BY DAN BUSKIRK FILM CRITIC With films from 41 countries in this year’s Philadelphia Film Festival, it is tempting to treat the two weeks like a whirlwind tour; you can scramble like Bond across every continent and study the faces of people worlds way. As exotic as such globetrotting is, let’s not forget this is Philadelphia, and things can get pretty curious right here, as well.

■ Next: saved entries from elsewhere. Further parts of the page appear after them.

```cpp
__device__ __forceinline__ f32x4 mfma_h(u32x4 a, u32x4 b, f32x4 c) {
  return __builtin_amdgcn_mfma_f32_16x16x32_f16(__builtin_bit_cast(f16x8, a), __builtin_bit_cast(f16x8, b), c, 0, 0, 0);
}
__device__ __forceinline__ void split2_h(float v0, float v1, unsigned &hi, unsigned &lo) {
  const f32x2 v = {v0, v1};
  const f16x2 h = __builtin_convertvector(v, f16x2);
  const f32x2 r = (v - __builtin_convertvector(h, f32x2)) * H_LO_SCALE;
  const f16x2 l = __builtin_convertvector(r, f16x2);
  hi = __builtin_bit_cast(unsigned, h);
  lo = __builtin_bit_cast(unsigned, l);
// ... 8 lines not shown
  return b;
}

__device__ __forceinline__ void ring_prime_h(__amdgpu_buffer_rsrc_t W, int wp, int v16, u32x4 (&ring)[RINGH]) {
  int wo = wp * 4;
  pin_s(wo);
#pragma unroll
  for (int j = 0; j < RINGH; ++j) ring[j] = __builtin_bit_cast(u32x4, bload_w(W, v16 + (j & 3) * 1024, wo + (j >> 2) * 4096));
}

template <class E> __device__ __forceinline__ auto epi_apply2(E &e, int ot, int r, f32x2 v, int) -> decltype(e.apply2(ot, r, v)) { return e.apply2(ot, r, v); }
template <class E> __device__ __forceinline__ f32x2 epi_apply2(E &e, int ot, int r, f32x2 v, long) { return f32x2{e.apply(ot, r, v[0]), e.apply(ot, r + 1, v[1])}; }

template <int G, int KS, int NT, bool ACC, bool SPLIT, int RP, class Epi, bool LATE_OK = false>
__device__ __forceinline__ void linear_h(__amdgpu_buffer_rsrc_t W, int &wp, const Hop (&in)[G][KS], f32x4 (&out)[G][NT], Hop (&outb)[G][NT / 2],
                                         int v16, u32x4 (&ring)[RINGH], Epi (&epi)[G]) {
  static_assert(NT % 2 == 0, "output tiles are processed in pairs");
  constexpr int RB = RINGH, NF = 4, NP = NT / 2, NSTEP = NP * KS, NS = NF * NSTEP;
  constexpr int MF = 6 * G;
#ifndef AHIP_LATE_STEPS
#define AHIP_LATE_STEPS 2
#endif
  constexpr bool LATE = LATE_OK && NSTEP <= AHIP_LATE_STEPS;
  f32x4 ah[G][2], ac[G][2], prev[G][2];
  int wo = (wp + RB * 256) * 4;
  pin_s(wo);
#pragma unroll
  for (int s = 0; s < NSTEP; ++s) {
    const int p = s / KS, ks = s % KS;
    if (ks == 0) {
#pragma unroll
      for (int g = 0; g < G; ++g)
#pragma unroll
        for (int hh = 0; hh < 2; ++hh) {
          ah[g][hh] = ACC ? out[g][2 * p + hh] : f32x4{0.f, 0.f, 0.f, 0.f};
          ac[g][hh] = f32x4{0.f, 0.f, 0.f, 0.f};
        }
    }
    u32x4 a[NF];
#pragma unroll
    for (int i = 0; i < NF; ++i) a[i] = ring[(RP + NF * s + i) % RB];
    if (!LATE) {
#pragma unroll
      for (int q = 0; q < NF; ++q) {
        const int i = LATE_OK ? (q + 2) % NF : q;
        ring[(RP + NF * s + i) % RB] = __builtin_bit_cast(u32x4, bload_w(W, v16 + i * 1024, wo));
      }
    }
    if (!LATE) {
      wo += NF * 1024;
      pin_s(wo);
    }
#pragma unroll
    for (int m = 0; m < 3; ++m) {
#pragma unroll
      for (int hh = 0; hh < 2; ++hh) {
#pragma unroll
        for (int g = 0; g < G; ++g) {
          if (m == 0) ac[g][hh] = mfma_h(a[2 + hh], in[g][ks].hi, ac[g][hh]);
          else if (m == 1) ac[g][hh] = mfma_h(a[hh], in[g][ks].lo, ac[g][hh]);
          else ah[g][hh] = mfma_h(a[hh], in[g][ks].hi, ah[g][hh]);
          if (LATE && g == G - 1 && m != 1) {
            const int i = m == 0 ? 2 + hh : hh;
            ring[(RP + NF * s + i) % RB] = __builtin_bit_cast(u32x4, bload_w(W, v16 + i * 1024, wo));
          }
          if (p > 0) {
            const int idx = ks * MF + (m * 2 + hh) * G + g, tot = KS * MF, NE = 4 * G;
            const int e0 = (idx * NE + tot - 1) / tot, e1 = ((idx + 1) * NE + tot - 1) / tot;
#pragma unroll
            for (int e = 0; e < NE; ++e)
              if (e >= e0 && e < e1) {
                const int eg = e / 4, th = (e % 4) / 2, r = 2 * (e % 2), ot = 2 * (p - 1) + th;
                const f32x2 y = epi_apply2(epi[eg], ot, r, f32x2{prev[eg][th][r], prev[eg][th][r + 1]}, 0);
                out[eg][ot][r] = y[0]; out[eg][ot][r + 1] = y[1];
                if (e % 4 == 3) {
                  epi[eg].flush(2 * (p - 1));
                  if (SPLIT) outb[eg][p - 1] = split_pair_h(out[eg][2 * (p - 1)], out[eg][2 * (p - 1) + 1]);
                }
              }
// ... 72 lines not shown
```

Baseline: 29.26 million atom-steps/s.

## Add centre-level environment backward for small-tile four-wave fused kernel

Adds an env_backward option; in the AR==3, NW=4 fused kernel, tiles with at most three centres compute the environment-backward linear once per centre on one wave and share the per-centre products through LDS. Other waves skip that matmul and advance the weight stream by jumping ring prefetch offsets. This removes redundant per-edge MFMA work in the backward environment step. In exchange it adds a workgroup barrier and extra LDS traffic. It also reworks the weight-ring prefetch addressing, which is delicate to get right.

```diff
diff --git a/pair_allegro_amd/csrc/allegro_hip.hip b/pair_allegro_amd/csrc/allegro_hip.hip
--- a/pair_allegro_amd/csrc/allegro_hip.hip
+++ b/pair_allegro_amd/csrc/allegro_hip.hip
@@ -312,6 +312,8 @@
     } else if (k == "lx64_mlp_width") {
       const Model::Lx64MlpWidth o = (Model::Lx64MlpWidth)word(Model::LX64_MLP_WIDTH_WORDS);
       if (o != m->opt_lx64_mlp_width) { m->opt_lx64_mlp_width = o; fusedlx_free(*m); }
+    } else if (k == "env_backward") {
+      m->opt_env_backward = (Model::EnvBackward)word(Model::ENV_BACKWARD_WORDS);
     } else if (k == "timing") {
       m->timing = (v == "1" || v == "on" || v == "true");
     } else throw ArgError("unknown option '" + k + "'");
diff --git a/pair_allegro_amd/csrc/engine.h b/pair_allegro_amd/csrc/engine.h
--- a/pair_allegro_amd/csrc/engine.h
+++ b/pair_allegro_amd/csrc/engine.h
@@ -110,6 +110,8 @@
   static constexpr const char *WIDE_TILE_WORDS = "64|auto";
   enum class Lx64MlpWidth { W64, Auto };
   static constexpr const char *LX64_MLP_WIDTH_WORDS = "64|auto";
+  enum class EnvBackward { Auto, Centre, Edge };
+  static constexpr const char *ENV_BACKWARD_WORDS = "auto|centre|edge";
   Path opt_path = Path::Auto;
   Precision opt_precision = Precision::Model;
   FusedTb opt_fused_tb = FusedTb::Table;
@@ -132,6 +134,7 @@
   DenseCentres opt_dense_centres = DenseCentres::Whole;
   WideTile opt_wide_tile = WideTile::S64;
   Lx64MlpWidth opt_lx64_mlp_width = Lx64MlpWidth::W64;
+  EnvBackward opt_env_backward = EnvBackward::Auto;
   bool cutoff_strict = false;
 
   DeviceWeights<float> wf;
diff --git a/pair_allegro_amd/csrc/fused.hip b/pair_allegro_amd/csrc/fused.hip
--- a/pair_allegro_amd/csrc/fused.hip
+++ b/pair_allegro_amd/csrc/fused.hip
@@ -53,6 +53,7 @@
   float cp[6];
   int *err;
   double *vatom;
+  int env_bwd;
 };
 
 template <int NW, int NL = MAXNL, int RT = 2> struct __attribute__((aligned(16))) Lds {
@@ -207,7 +208,7 @@
   u32x4 b[AR == 0 ? 1 : (AR == 1 ? RINGB : AR == 2 ? RINGB2 : RINGH)];
 };
 template <int AR, int KT, int NT, bool ACC, int RPI, bool BR = true, class Epi>
-__device__ __forceinline__ void lin(__amdgpu_buffer_rsrc_t W, int &wp, const f32x4 (&in)[KT], f32x4 (&out)[NT], int v16, RingT<AR> &ring, Epi epi) {
+__device__ __forceinline__ void lin(__amdgpu_buffer_rsrc_t W, int &wp, const f32x4 (&in)[KT], f32x4 (&out)[NT], int v16, RingT<AR> &ring, Epi epi, int jump = 0) {
   if (BR && !ring.act) {
     if constexpr (!ACC) {
 #pragma unroll
@@ -221,7 +222,7 @@
 #pragma unroll
     for (int ks = 0; ks < KT / 2; ++ks) b[0][ks] = split_pair_h(in[2 * ks], in[2 * ks + 1]);
     Epi ep[1] = {epi};
-    linear_h<1, KT / 2, NT, ACC, false, (4 * RPI) % RINGH, Epi, true>(W, wp, b, reinterpret_cast<f32x4 (&)[1][NT]>(out), unused, v16, ring.b, ep);
+    linear_h<1, KT / 2, NT, ACC, false, (4 * RPI) % RINGH, Epi, true>(W, wp, b, reinterpret_cast<f32x4 (&)[1][NT]>(out), unused, v16, ring.b, ep, jump);
   } else if constexpr (AR != 0) {
     static_assert(KT % 2 == 0, "K-steps are pairs of 16-feature tiles");
     constexpr int NTERM = AR == 1 ? 3 : 2;
@@ -236,7 +237,7 @@
 
 template <int RPI, bool BR = true, class Epi>
 __device__ __forceinline__ void lin_m3(__amdgpu_buffer_rsrc_t W, int &wp, const f32x4 (&in0)[2], const f32x4 (&in1)[2], const f32x4 (&in2)[2], f32x4 (&out)[3][2], int v16,
-                                       RingT<3> &ring, Epi (&epi)[3]) {
+                                       RingT<3> &ring, Epi (&epi)[3], int jump = 0) {
   if (BR && !ring.act) {
 #pragma unroll
     for (int q = 0; q < 3; ++q) { out[q][0] = f32x4{0.f, 0.f, 0.f, 0.f}; out[q][1] = f32x4{0.f, 0.f, 0.f, 0.f}; }
@@ -244,19 +245,19 @@
   }
   Hop b[3][1], unused[3][1];
   b[0][0] = split_pair_h(in0[0], in0[1]); b[1][0] = split_pair_h(in1[0], in1[1]); b[2][0] = split_pair_h(in2[0], in2[1]);
-  linear_h<3, 1, 2, false, false, (4 * RPI) % RINGH, Epi, true>(W, wp, b, out, unused, v16, ring.b, epi);
+  linear_h<3, 1, 2, false, false, (4 * RPI) % RINGH, Epi, true>(W, wp, b, out, unused, v16, ring.b, epi, jump);
 }
 template <class Epi0, class Epi3>
 __device__ __forceinline__ void lin_mix(__amdgpu_buffer_rsrc_t W, int &wp, const f32x4 (&in0)[2], const f32x4 (&in1)[2], const f32x4 (&in2)[2], const f32x4 (&in3)[2], f32x4 (&out0)[2],
-                                        f32x4 (&out)[3][2], int v16, RingT<3> &ring, Epi0 epi0, Epi3 (&epi)[3]) {
+                                        f32x4 (&out)[3][2], int v16, RingT<3> &ring, Epi0 epi0, Epi3 (&epi)[3], int jump = 0) {
   if (!ring.act) {
     out0[0] = f32x4{0.f, 0.f, 0.f, 0.f}; out0[1] = f32x4{0.f, 0.f, 0.f, 0.f};
 #pragma unroll
     for (int q = 0; q < 3; ++q) { out[q][0] = f32x4{0.f, 0.f, 0.f, 0.f}; out[q][1] = f32x4{0.f, 0.f, 0.f, 0.f}; }
     return;
   }
-  lin<3, 2, 2, false, 0, false>(W, wp, in0, out0, v16, ring, epi0);
-  lin_m3<1, false>(W, wp, in1, in2, in3, out, v16, ring, epi);
+  lin<3, 2, 2, false, 0, false>(W, wp, in0, out0, v16, ring, epi0, jump);
+  lin_m3<1, false>(W, wp, in1, in2, in3, out, v16, ring, epi, jump);
 }
 
 struct TileIn {
@@ -337,7 +338,7 @@
     for (int k = 0; k < PH_N; ++k) pacc[k] = 0;
     tprev = clock64();
   }
-  float *const pk = lds.park[wave];
+  float *const pk0 = lds.park[wave];
   RingT<AR> ring;
   int wp = A.o_stream;
   if constexpr (AR != 0) ring_prime_b(WB, wp, v16, ring.b);
@@ -371,10 +372,23 @@
       claimed = (int)__hip_atomic_fetch_add((__attribute__((address_space(1))) unsigned int *)tcnt, (unsigned)A.tchunk, __ATOMIC_RELAXED, __HIP_MEMORY_SCOPE_AGENT);
     }
     const int a0 = nx_.a0, a1 = nx_.a1, e0 = nx_.e0, e1 = nx_.e1;
-    const int wact = __builtin_amdgcn_readfirstlane(e0 + wave * 16 < e1 ? 1 : 0);
+    constexpr bool CEN = AR == 3 && NW == 4;
+    int tq = tid, lq_ = lane, wvq = wave;
+    if constexpr (CEN) {
+      asm volatile("" : "+v"(tq));
+      wvq = __builtin_amdgcn_readfirstlane(tq >> 6);
+      lq_ = tq & 63;
+    }
+    float *const pk = CEN ? lds.park[wvq] : pk0;
+    const int wact = __builtin_amdgcn_readfirstlane(e0 + wvq * 16 < e1 ? 1 : 0);
     ring.act = wact;
     const int v16t = wact ? v16 : 0x7ffffff0;
     const int na = a1 - a0;
+    int cen = 0;
+    if constexpr (CEN) {
+      if (A.env_bwd != 2 && na <= 3) cen = !wact ? 3 : wvq == 0 ? 1 : 2;
+    }
+    const int cjump = cen == 2 ? 16 * 1024 : 0;
     par ^= 1;
     int *const aoffp = lds.aoff[par];
     const int e = e0 + s;
@@ -407,7 +421,7 @@
 #ifdef ABL_NOTBGATHER
       const int tb_off = (A.o_tbtab + 4 * g) * 4;
 #else
-      const int tb_off = (A.o_tbtab + ((ti * A.T + tj) * A.tb_nk + kq) * 256 + 4 * g) * 4;
+      const int tb_off = (A.o_tbtab + ((ti * A.T + tj) * A.tb_nk + kq) * 256 + 4 * (lq_ >> 4)) * 4;
 #endif
       const float vm = (valid && xx < 1.f) ? 1.f : 0.f;
 #pragma unroll
@@ -611,7 +625,7 @@
     f32x4 dx[4];
     f32x4 dzr[RT];
     if constexpr (RT != 2) {
-      const float *wq = lds.wo1v() + 4 * g;
+      const float *wq = lds.wo1v() + 4 * (lq_ >> 4);
       asm volatile("" : "+v"(wq));
 #pragma unroll
       for (int t = 0; t < RT; ++t) wo1[t] = *(const f32x4 *)(wq + 16 * t);
@@ -707,15 +721,16 @@
         } else load_rows<4>(SB, R_W0(), W0b, v16t);
         __builtin_amdgcn_sched_barrier(0);
         f32x4 dcat[6];
-        if constexpr (MD == 1) lin<AR, WT, 6, false, 0>(WB, wp, dh, dcat, v16t, ring, EpiNone{});
+        const int dj = last ? cjump : 0;
+        if constexpr (MD == 1) lin<AR, WT, 6, false, 0>(WB, wp, dh, dcat, v16t, ring, EpiNone{}, dj);
         else {
           f32x4 zt0[WT];
           if constexpr (MD == 3) load_rows<WT>(SB, RL + R_OZ(1, WT), zt0, v16t);
           lin<AR, WT, WT, false, 0>(WB, wp, dh, du, v16t, ring, EpiMulRows<WT>{zt1});
           if constexpr (MD == 3) {
             lin<AR, WT, WT, false, 0>(WB, wp, du, dh, v16t, ring, EpiMulRows<WT>{zt0});
-            lin<AR, WT, 6, false, 0>(WB, wp, dh, dcat, v16t, ring, EpiNone{});
-          } else lin<AR, WT, 6, false, 0>(WB, wp, du, dcat, v16t, ring, EpiNone{});
+            lin<AR, WT, 6, false, 0>(WB, wp, dh, dcat, v16t, ring, EpiNone{}, dj);
+          } else lin<AR, WT, 6, false, 0>(WB, wp, du, dcat, v16t, ring, EpiNone{}, dj);
         }
 #pragma unroll
         for (int t = 0; t < 4; ++t) dx[t] += dcat[t];
@@ -746,7 +761,7 @@
                 i3[2] = {park_load(pk, 6, lane), park_load(pk, 7, lane)};
           f32x4 o3[3][2];
           EpiNone ep[3];
-          lin_mix(WB, wp, in2, i1, i2, i3, o2, o3, v16t, ring, EpiNone{}, ep);
+          lin_mix(WB, wp, in2, i1, i2, i3, o2, o3, v16t, ring, EpiNone{}, ep, cjump);
           dVp[0][0] += o2[0]; dVp[0][1] += o2[1];
 #pragma unroll
           for (int q = 0; q < 3; ++q) { dVp[1 + q][0] = o3[q][0]; dVp[1 + q][1] = o3[q][1]; }
@@ -803,7 +818,23 @@
       }
       __builtin_amdgcn_sched_barrier(0);
       PHASE(PH_BTP);
-      {
+      auto next_rows = [&]() __attribute__((always_inline)) {
+        if (kk > 0) {
+          if (!SAVEZ) load_rows<4>(SB, R_LAYER(kk - 1, MD, WT) + OU, upre, v16t);
+          load_rows<WT>(SB, R_LAYER(kk - 1, MD, WT) + OZL, zt, v16t);
+        } else {
+          if constexpr (!TBT) {
+            load_rows<4>(SB, R_U0(), upre, v16t);
+            load_rows<4>(SB, R_Z2TB(), zt, v16t);
+          } else if constexpr (WT == 4) load_rows<4>(SB, R_Z1TB(), zt, v16t);
+          else {
+#pragma unroll
+            for (int t = 0; t < 4; ++t) zt[t] = bload(SB, v16t, (R_Z1TB() + t) * ROW * 4);
+          }
+          load_rows<2>(SB, R_W0() + 2, w0h, v16t);
+        }
+      };
+      if constexpr (!CEN) {
         f32x4 dom[4];
 #pragma unroll
         for (int t = 0; t < 2; ++t) {
@@ -817,22 +848,72 @@
           __builtin_amdgcn_sched_barrier(0);
         }
         asm volatile("" : "+v"(dY1), "+v"(dY2), "+v"(dY3));
-        if (kk > 0) {
-          if (!SAVEZ) load_rows<4>(SB, R_LAYER(kk - 1, MD, WT) + OU, upre, v16t);
-          load_rows<WT>(SB, R_LAYER(kk - 1, MD, WT) + OZL, zt, v16t);
-        } else {
-          if constexpr (!TBT) {
-            load_rows<4>(SB, R_U0(), upre, v16t);
-            load_rows<4>(SB, R_Z2TB(), zt, v16t);
-          } else if constexpr (WT == 4) load_rows<4>(SB, R_Z1TB(), zt, v16t);
-          else {
-#pragma unroll
-            for (int t = 0; t < 4; ++t) zt[t] = bload(SB, v16t, (R_Z1TB() + t) * ROW * 4);
-          }
-          load_rows<2>(SB, R_W0() + 2, w0h, v16t);
-        }
+        next_rows();
         __builtin_amdgcn_sched_barrier(0);
         lin<AR, 4, 4, true, 0>(WB, wp, dom, dx, v16t, ring, EpiNone{});
+      } else {
+        float *const pm = lds.env[0] + kk * (MAXA * ENV_LD);
+        static_assert(2 * ENV_LD >= 4 * 64 && 3 * 2 * ENV_LD <= Lds<NW>::MAXA * ENV_LD, "the per-centre products of three centres fit a layer's environment rows");
+        auto dy_sums = [&]() __attribute__((always_inline)) {
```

Andrew McElhinney wrote in the current Philadelphia Weekly about two local filmmakers whose shorts go on tonight at the International House as part of a program titled Cigarettes And Whiskey And Wild Wild Women (do people still remember that 1940’s Red Engle song?). Heather Henderson and Anne Frangiosa are both part of the burlesque troop The Peek-A-Boo Review, who until the recent fire held a monthly residency at Old City’s Five Spot. Unsurprisingly, sex is on their minds both in Henderson’s Podnuts, which luxuriates in a foot and donut fetish, and Frangiosa’s Case Study 040906, a Guy Maddin-esque throwback that leers at psycho-sexual deviates in a broken-down asylum (in which — full disclosure, yours truly can be briefly spotted sporting women’s hosiery). Also, on a local music bent, Joseph Krzemienski’s Cuidado animates a Wild West shoot-out to the music of Mike Brenner’s Slo-Mo, and Vorcan’s Leanna’s Song features painters slapping their brushes over at Ortleib’s Jazzhaus. TONIGHT, 9:15 p.m, International House
Staying local, Philadelphia’s high-flying rhetorician Camille Paglia will be on hand at the Ritz to discuss one of her (and everyone’s) all-time favorites, The Philadelphia Story. The film is 67 years old this year, and while some of its theatrical roots now creak under those Main Line hardwood floors, the mastery exhibited by Hepburn, James Stewart and Cary Grant still leaves you a little light-headed. It was a harsh comedown when I realized that becoming an adult wasn’t a gateway into a world where we all spend the day chatting in such concisely witty dialogue like this straight off the top of our heads. The contradictory philosophies of Ms. Paglia have found their match in a film where Hepburn rules the roost yet still forgives Cary Grant for bashing her in the face in the opening scene. TONIGHT, 6:45 p.m., Ritz Five
I wish I knew braver souls so I could make them see Taxidermia, the sophomore film from Gyorgy Palfi, the Hungarian whose dialogue-less Hukkle was a festival favorite back in 2003. The gentle surrealism of his debut has turned absurdly grotesque, with a fairly indescribable story of three generations of men who dabble in swine necrophilia, projectile vomiting and human taxidermy. It’s a pleasingly stylized world of muck and filth, explicit sex and medical procedures, romantic rivalries and hasty executions, all told with a cartoonishness that recalls Fellini and Terry Gilliam, except, uh, Hungarian. Taxidermia must be seen to be believed, preferably with a giggling and slightly horrified crowd. With music from Amon Tobin. TONIGHT, 5 p.m, Prince Music Theater & Friday April 13 10:00 Ritz East
More late-breaking changes: the screenings of Dans Paris, the knowing French comedy from Christophe (Ma Mere) Honore has been cancelled, replaced with a new entry Snow Cake, a death-dwelling drama with Sigourney Weaver and Alan Rickman. See you at the theater, if I don’t get caught smuggling in my own candy.